ASSIGNMENT:
Pick every line out of the entries below that has the string "typedef", and copy it.

Stored data
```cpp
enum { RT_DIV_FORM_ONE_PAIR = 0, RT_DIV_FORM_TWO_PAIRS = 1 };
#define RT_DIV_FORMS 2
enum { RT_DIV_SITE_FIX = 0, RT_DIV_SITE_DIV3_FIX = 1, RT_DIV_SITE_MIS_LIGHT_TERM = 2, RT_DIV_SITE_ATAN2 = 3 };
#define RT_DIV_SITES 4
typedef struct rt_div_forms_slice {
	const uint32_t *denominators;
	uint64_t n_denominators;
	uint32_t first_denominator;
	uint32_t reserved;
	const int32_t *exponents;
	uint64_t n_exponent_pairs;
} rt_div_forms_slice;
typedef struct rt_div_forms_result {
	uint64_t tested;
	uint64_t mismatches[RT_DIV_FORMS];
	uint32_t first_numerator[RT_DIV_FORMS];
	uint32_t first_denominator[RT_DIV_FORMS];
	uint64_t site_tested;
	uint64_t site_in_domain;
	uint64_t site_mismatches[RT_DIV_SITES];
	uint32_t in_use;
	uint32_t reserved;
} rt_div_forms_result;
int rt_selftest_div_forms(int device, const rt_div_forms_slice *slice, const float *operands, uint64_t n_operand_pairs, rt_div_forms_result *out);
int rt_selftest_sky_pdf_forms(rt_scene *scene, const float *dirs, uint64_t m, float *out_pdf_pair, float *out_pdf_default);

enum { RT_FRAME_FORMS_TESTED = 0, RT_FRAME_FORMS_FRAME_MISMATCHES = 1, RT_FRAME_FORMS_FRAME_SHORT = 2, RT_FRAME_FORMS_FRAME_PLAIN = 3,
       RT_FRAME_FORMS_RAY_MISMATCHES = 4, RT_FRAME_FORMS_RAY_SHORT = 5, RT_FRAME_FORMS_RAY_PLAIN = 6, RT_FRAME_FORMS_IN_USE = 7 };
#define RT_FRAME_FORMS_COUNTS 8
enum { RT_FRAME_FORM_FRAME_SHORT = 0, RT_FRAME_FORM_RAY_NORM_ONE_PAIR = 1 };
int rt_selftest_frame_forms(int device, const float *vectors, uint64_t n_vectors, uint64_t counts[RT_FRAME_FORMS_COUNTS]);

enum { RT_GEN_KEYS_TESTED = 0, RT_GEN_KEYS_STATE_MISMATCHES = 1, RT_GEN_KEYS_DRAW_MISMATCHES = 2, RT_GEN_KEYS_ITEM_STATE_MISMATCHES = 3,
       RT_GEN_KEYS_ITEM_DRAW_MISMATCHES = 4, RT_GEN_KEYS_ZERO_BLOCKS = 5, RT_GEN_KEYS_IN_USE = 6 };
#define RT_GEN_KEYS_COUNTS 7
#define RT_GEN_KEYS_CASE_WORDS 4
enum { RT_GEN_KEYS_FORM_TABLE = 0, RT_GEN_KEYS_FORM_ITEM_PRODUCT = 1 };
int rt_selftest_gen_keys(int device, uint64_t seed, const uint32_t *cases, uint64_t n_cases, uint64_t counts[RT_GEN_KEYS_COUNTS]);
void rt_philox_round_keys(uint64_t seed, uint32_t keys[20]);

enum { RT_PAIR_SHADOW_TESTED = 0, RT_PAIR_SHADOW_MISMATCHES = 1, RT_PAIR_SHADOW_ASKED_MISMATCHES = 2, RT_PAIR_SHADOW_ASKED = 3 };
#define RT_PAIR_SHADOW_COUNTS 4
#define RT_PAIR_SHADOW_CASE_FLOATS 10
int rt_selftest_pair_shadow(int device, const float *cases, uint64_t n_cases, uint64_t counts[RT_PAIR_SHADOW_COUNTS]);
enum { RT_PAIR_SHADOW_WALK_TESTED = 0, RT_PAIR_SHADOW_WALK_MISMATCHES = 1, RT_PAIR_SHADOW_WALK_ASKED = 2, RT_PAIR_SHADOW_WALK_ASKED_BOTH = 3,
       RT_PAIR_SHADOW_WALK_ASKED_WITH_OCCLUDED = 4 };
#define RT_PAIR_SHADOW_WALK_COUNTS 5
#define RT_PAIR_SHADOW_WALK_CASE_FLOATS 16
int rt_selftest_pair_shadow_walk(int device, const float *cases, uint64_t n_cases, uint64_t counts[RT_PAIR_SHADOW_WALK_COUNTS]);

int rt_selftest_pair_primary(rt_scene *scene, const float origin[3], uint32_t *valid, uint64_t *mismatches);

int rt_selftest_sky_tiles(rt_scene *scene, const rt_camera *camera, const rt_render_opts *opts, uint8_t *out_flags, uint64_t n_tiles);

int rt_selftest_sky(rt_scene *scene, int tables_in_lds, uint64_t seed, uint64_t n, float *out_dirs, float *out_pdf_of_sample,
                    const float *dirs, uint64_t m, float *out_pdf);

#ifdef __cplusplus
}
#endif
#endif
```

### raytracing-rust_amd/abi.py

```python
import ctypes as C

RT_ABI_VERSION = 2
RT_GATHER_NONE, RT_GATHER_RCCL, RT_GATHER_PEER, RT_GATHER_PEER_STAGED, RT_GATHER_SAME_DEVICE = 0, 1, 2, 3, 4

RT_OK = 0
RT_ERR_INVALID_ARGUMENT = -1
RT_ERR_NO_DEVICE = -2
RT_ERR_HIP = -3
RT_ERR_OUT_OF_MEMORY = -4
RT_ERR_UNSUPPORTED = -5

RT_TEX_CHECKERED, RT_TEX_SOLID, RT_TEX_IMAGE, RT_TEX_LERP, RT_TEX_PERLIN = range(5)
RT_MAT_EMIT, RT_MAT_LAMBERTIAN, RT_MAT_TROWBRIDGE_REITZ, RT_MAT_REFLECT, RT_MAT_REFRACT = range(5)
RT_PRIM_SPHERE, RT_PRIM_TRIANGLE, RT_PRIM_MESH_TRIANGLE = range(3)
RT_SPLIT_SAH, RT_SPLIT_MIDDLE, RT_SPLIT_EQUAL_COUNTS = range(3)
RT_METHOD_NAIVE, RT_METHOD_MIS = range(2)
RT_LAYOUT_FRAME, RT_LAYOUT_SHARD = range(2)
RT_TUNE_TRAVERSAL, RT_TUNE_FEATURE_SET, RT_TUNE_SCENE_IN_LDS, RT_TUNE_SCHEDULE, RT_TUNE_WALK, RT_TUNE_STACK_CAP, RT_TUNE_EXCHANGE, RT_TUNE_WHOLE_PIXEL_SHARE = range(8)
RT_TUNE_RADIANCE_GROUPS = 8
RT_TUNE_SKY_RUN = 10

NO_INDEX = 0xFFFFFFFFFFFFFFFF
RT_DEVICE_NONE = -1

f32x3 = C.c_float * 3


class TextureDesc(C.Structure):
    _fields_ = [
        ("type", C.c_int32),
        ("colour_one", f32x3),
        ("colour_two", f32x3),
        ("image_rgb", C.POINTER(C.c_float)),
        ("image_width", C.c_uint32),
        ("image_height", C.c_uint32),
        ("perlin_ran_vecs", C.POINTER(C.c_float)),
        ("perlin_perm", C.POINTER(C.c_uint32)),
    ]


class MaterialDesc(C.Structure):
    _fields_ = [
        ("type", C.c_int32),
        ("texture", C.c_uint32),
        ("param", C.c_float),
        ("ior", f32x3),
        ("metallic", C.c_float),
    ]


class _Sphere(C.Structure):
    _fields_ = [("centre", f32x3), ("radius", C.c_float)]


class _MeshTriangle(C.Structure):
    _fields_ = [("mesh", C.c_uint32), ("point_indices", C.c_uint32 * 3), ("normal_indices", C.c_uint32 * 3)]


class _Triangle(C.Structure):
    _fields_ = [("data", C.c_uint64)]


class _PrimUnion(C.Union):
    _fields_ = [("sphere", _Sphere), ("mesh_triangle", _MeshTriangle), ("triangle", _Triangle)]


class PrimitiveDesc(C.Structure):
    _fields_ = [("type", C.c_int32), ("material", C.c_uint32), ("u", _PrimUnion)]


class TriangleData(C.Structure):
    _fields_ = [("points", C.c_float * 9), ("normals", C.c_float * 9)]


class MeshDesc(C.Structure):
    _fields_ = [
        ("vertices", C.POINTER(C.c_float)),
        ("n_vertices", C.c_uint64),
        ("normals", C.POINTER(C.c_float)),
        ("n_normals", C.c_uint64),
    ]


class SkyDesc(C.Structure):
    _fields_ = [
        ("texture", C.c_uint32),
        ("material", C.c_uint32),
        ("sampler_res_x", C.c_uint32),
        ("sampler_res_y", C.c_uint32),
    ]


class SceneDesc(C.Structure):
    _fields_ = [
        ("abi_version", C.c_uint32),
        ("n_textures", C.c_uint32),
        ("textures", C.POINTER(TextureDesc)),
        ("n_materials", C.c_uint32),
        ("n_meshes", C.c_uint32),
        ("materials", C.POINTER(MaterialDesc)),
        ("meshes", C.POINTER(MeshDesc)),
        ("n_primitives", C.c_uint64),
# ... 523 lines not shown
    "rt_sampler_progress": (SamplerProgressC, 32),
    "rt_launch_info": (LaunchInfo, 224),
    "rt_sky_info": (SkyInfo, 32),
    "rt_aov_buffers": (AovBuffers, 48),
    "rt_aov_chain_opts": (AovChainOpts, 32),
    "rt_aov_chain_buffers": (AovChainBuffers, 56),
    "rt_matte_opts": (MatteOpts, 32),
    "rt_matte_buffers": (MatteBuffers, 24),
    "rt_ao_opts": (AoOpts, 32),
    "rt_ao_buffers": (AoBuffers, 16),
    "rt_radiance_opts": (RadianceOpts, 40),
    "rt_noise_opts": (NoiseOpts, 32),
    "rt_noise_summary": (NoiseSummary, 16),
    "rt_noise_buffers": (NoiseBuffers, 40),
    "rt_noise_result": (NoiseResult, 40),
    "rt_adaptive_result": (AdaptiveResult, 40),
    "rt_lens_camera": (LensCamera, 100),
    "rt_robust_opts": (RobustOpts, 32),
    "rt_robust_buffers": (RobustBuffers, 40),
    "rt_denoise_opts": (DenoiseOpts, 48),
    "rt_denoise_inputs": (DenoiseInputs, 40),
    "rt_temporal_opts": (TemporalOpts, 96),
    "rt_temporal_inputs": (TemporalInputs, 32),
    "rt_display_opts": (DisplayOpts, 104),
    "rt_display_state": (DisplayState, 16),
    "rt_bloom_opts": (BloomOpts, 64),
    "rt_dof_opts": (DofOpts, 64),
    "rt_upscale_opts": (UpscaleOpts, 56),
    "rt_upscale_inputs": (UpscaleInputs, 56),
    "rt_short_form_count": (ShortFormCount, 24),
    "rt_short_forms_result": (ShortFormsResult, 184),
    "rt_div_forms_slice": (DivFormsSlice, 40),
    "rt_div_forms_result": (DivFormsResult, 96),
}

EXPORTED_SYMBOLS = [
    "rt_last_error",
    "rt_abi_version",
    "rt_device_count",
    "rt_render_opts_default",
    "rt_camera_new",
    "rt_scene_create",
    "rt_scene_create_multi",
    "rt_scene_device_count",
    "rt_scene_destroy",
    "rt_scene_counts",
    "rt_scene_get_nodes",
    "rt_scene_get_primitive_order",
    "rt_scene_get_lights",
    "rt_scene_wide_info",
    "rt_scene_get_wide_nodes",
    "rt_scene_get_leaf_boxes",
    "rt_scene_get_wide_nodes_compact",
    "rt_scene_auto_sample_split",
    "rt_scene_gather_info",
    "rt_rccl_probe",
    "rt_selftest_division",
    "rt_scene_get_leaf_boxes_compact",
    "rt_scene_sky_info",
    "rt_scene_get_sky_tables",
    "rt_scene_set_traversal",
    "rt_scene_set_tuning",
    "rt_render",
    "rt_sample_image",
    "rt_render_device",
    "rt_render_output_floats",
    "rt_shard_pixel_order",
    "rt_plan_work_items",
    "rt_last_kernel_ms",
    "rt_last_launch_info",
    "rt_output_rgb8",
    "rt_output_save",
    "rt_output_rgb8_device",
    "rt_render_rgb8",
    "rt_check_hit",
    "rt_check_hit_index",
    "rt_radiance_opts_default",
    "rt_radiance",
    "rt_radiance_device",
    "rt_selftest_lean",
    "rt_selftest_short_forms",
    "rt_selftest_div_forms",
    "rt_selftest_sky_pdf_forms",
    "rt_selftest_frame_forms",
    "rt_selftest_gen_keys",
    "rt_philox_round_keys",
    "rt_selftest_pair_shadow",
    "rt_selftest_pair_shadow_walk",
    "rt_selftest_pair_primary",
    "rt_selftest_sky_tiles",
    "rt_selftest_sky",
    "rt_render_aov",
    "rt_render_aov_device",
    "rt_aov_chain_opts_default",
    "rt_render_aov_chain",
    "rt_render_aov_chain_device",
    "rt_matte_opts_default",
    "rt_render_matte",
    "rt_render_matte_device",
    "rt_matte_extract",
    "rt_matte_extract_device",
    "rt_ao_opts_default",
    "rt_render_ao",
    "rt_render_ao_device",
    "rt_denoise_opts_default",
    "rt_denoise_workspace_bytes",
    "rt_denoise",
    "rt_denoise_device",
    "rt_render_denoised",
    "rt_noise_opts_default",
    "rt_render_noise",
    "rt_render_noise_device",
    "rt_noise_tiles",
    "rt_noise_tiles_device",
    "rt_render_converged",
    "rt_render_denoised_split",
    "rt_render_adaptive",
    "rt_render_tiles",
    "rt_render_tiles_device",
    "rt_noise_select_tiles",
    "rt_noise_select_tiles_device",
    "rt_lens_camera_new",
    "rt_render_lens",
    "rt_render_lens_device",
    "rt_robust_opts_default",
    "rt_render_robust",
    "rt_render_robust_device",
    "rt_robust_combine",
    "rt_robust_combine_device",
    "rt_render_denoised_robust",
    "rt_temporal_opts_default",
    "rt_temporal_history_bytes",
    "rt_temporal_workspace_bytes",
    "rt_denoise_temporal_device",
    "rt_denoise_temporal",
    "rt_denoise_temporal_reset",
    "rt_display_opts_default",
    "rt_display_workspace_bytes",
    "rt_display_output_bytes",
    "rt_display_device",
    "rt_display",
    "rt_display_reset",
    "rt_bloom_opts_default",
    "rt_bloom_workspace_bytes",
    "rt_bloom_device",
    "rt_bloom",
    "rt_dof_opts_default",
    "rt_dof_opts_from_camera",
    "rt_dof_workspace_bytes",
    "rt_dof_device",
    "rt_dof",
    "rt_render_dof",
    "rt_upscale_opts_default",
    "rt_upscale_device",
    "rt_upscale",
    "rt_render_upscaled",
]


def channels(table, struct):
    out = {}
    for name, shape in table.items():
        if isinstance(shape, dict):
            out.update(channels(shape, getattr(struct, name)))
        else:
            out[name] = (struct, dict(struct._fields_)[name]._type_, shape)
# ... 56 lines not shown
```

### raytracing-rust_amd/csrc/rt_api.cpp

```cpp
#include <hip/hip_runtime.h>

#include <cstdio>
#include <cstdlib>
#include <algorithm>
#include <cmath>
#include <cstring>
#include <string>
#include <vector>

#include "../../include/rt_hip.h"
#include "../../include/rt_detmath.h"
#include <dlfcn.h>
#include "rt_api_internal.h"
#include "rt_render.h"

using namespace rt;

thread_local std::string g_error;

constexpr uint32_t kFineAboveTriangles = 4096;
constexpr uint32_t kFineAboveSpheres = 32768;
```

RESPONSE BELOW:
typedef struct rt_div_forms_slice {
typedef struct rt_div_forms_result {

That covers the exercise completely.